Effectiveness of Manual Therapy and Exercise in Shoulder OA

Effectiveness of Manual Therapy and Exercise in the Management of Glenohumeral Osteoarthritis: A Randomized Controlled Trial

Approximately 60 subjects from a sample of convenience diagnosed with shoulder arthritis will be randomized into a two groups. The control group will receive usual medical advice and the experimental group will be referred to physical therapy for eight visits over 4-week period of time. At one month, two months, and one year the pain, function, and patient satisfaction will be compared between the two groups.

Study Overview

Status

Withdrawn

Conditions

Intervention / Treatment

Detailed Description

This study will be a pragmatic, prospective, single blind, randomized controlled trial. Stratified randomization will be performed to account for those patients that necessitate a subacromial corticosteroid injection prior to or during the physical therapy intervention. The diagnosis of primary glenohumeral osteoarthritis will be confirmed by the orthopedic surgeon involved in the study. All subjects will have radiographs at the time of initial evaluation (standard medical practice) and magnetic resonance imaging will only be required at the discretion of the orthopedic surgeon when this modality is necessary to rule out other shoulder pathologies of concern.

This study will use a convenient sample of consecutive subjects who meet all inclusion criteria and present to the shoulder service physicians at UT Southwestern outpatient clinic with a primary compliant of shoulder pain and stiffness. If appropriate for the study, the subjects will be referred to physical therapy for additional assessment and care. If interested in participation, each potential subject will be educated regarding the purpose and logistics of the study and asked to enroll via informed consent.

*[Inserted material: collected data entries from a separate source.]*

@@ -50,12 +59,17 @@
     lo = __builtin_bit_cast(unsigned, __builtin_convertvector(f32x2{e0, e1}, bf16x2));
 }
 
-template <int XF, int VAR = 0>
+template <int XF, int VAR = 0, int W = 0>
 __global__ __launch_bounds__(NTHR) __attribute__((amdgpu_waves_per_eu(1, 1)))
 void conv_wino1w_kernel(const e4s_conv_params p, const int ntn, const int tx_n, const int per_img, const int ntiles) {
+    using C = Tile<W>;
+    constexpr int TH = C::TH, VROWS = C::VROWS, BN = C::BN, A_PLANE = C::A_PLANE, A_BYTES = C::A_BYTES, NTM = C::NTM, NCB = C::NCB;
+    constexpr int BP = W ? 1 : BPF;
+    using AF = AFt<NTM>;
+    using BF = BFt<NCB>;
     extern __shared__ __attribute__((aligned(16))) unsigned char smem[];
     unsigned char* sA = smem;
-    float* s_in = reinterpret_cast<float*>(smem + OFF_IN);
+    float* s_in = reinterpret_cast<float*>(smem + C::OFF_IN);
 
     const int tid = threadIdx.x;
     const int lane = tid & 63, wave = __builtin_amdgcn_readfirstlane(tid >> 6);
@@ -80,9 +94,9 @@
 
     const int cq = tid & 3;
     auto rel_of = [&](int v) -> int { return (((v >> 3) - 1) * p.Wi + 2 * (v & 7) - 1) * p.Cin + cq * 4; };
-    auto flg_of = [&](int v) -> unsigned { return ((v >> 3) == 0 ? 1u : 0u) | ((v >> 3) == 17 ? 2u : 0u) | ((v & 7) == 0 ? 4u : 0u) | ((v & 7) == 7 ? 8u : 0u); };
+    auto flg_of = [&](int v) -> unsigned { return ((v >> 3) == 0 ? 1u : 0u) | ((v >> 3) == TH + 1 ? 2u : 0u) | ((v & 7) == 0 ? 4u : 0u) | ((v & 7) == 7 ? 8u : 0u); };
     auto dst_of = [&](int v) -> int { return swz(v, cq >> 1) + (cq & 1) * 8; };
-    const int vA = tid >> 2, vB = 64 + (tid >> 2), vQ = 128 + (lane >> 2);
+    const int vA = tid >> 2, vB = 64 + (tid >> 2), vQ = C::VQ0 + (lane >> 2);
     const int relA = rel_of(vA), relB = rel_of(vB), relQ = rel_of(vQ);
     const unsigned flgA = flg_of(vA), flgB = flg_of(vB), flgQ = flg_of(vQ);
     const int dstA = dst_of(vA), dstB = dst_of(vB), dstQ = dst_of(vQ) + wave * A_PLANE;
@@ -149,7 +163,12 @@
 
     const unsigned char* uf = ub + (size_t)3 * nchunk * 4 * p.Cout * ROWB;
     auto uf_src = [&](int ky, int chunk, int ps, int n0) -> const unsigned char* {
-        return uf + ((((size_t)ky * nchunk + chunk) * 4 + ps) * (p.Cout / 32) + (n0 / 32 + wn)) * 2048 + lane * 16;
+        return uf + ((((size_t)ky * nchunk + chunk) * 4 + ps) * (p.Cout / 32) + (n0 / 32 + wn * NCB)) * 2048 + lane * 16;
+    };
+    auto ldB = [&](BF& F, const unsigned char* b, int part) {
+        const int cb = part >> 1;
+        if (part & 1) F.l[cb] = *reinterpret_cast<const bf16x8*>(b + cb * 2048 + 1024);
+        else F.h[cb] = *reinterpret_cast<const bf16x8*>(b + cb * 2048);
     };
     if (first >= ntiles) return;
     WTile cur = decode(first);
@@ -192,15 +211,15 @@
     }
     __syncthreads();
 
-    int aoff[4][3];
-#pragma unroll
-    for (int tm = 0; tm < 4; ++tm)
+    int aoff[NTM][3];
+#pragma unroll
+    for (int tm = 0; tm < NTM; ++tm)
 #pragma unroll
         for (int ky = 0; ky < 3; ++ky) aoff[tm][ky] = swz(tm * 32 + li + 8 * ky, kh);
 
-    f32x16 acc[4][4];
+    f32x16 acc[4][NCB][NTM];
     AF Af[2];
-    BF Bf[BPF == 1 ? 1 : 3][4];
+    BF Bf[BP == 1 ? 1 : 3][4];
     auto ldA = [&](AF& F, const unsigned char* Abuf, int ps, int ky, int part) {
         const unsigned char* a = Abuf + ps * A_PLANE;
         const int tm = part >> 1;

Approximately 25 of the 50 subjects will be seen in the clinic for 6 visits within a 4 week time frame. All subjects will return for follow-up or phone call at 4, 8, and 52 weeks for final data collection and outcomes assessment. The last follow-up assessment at one year will be via phone contact. For those attending physical therapy, the duration of the visits, 1-6, will last from 30-60 min. The final visit, visit 9, will take 15-30 minutes. The phone call on the tenth interaction will last 5-10 minutes.

Session 1: Participant Enrollment - Obtainment of consent, HIPPA and health screen. Baseline dependent variable data will be collection and the subjects will be randomly allocated to one of the treatment groups. One group will receive usual medical advice including tips on posture, activity modifications, and symptom control. The other group will initiate the program of physical therapy outlined below. Subjects allocated to the physical therapy treatment arm will proceed to a standard physical therapy visit in which they will be instructed in the initial exercise training and educated on the use exercise log for assessment of compliance.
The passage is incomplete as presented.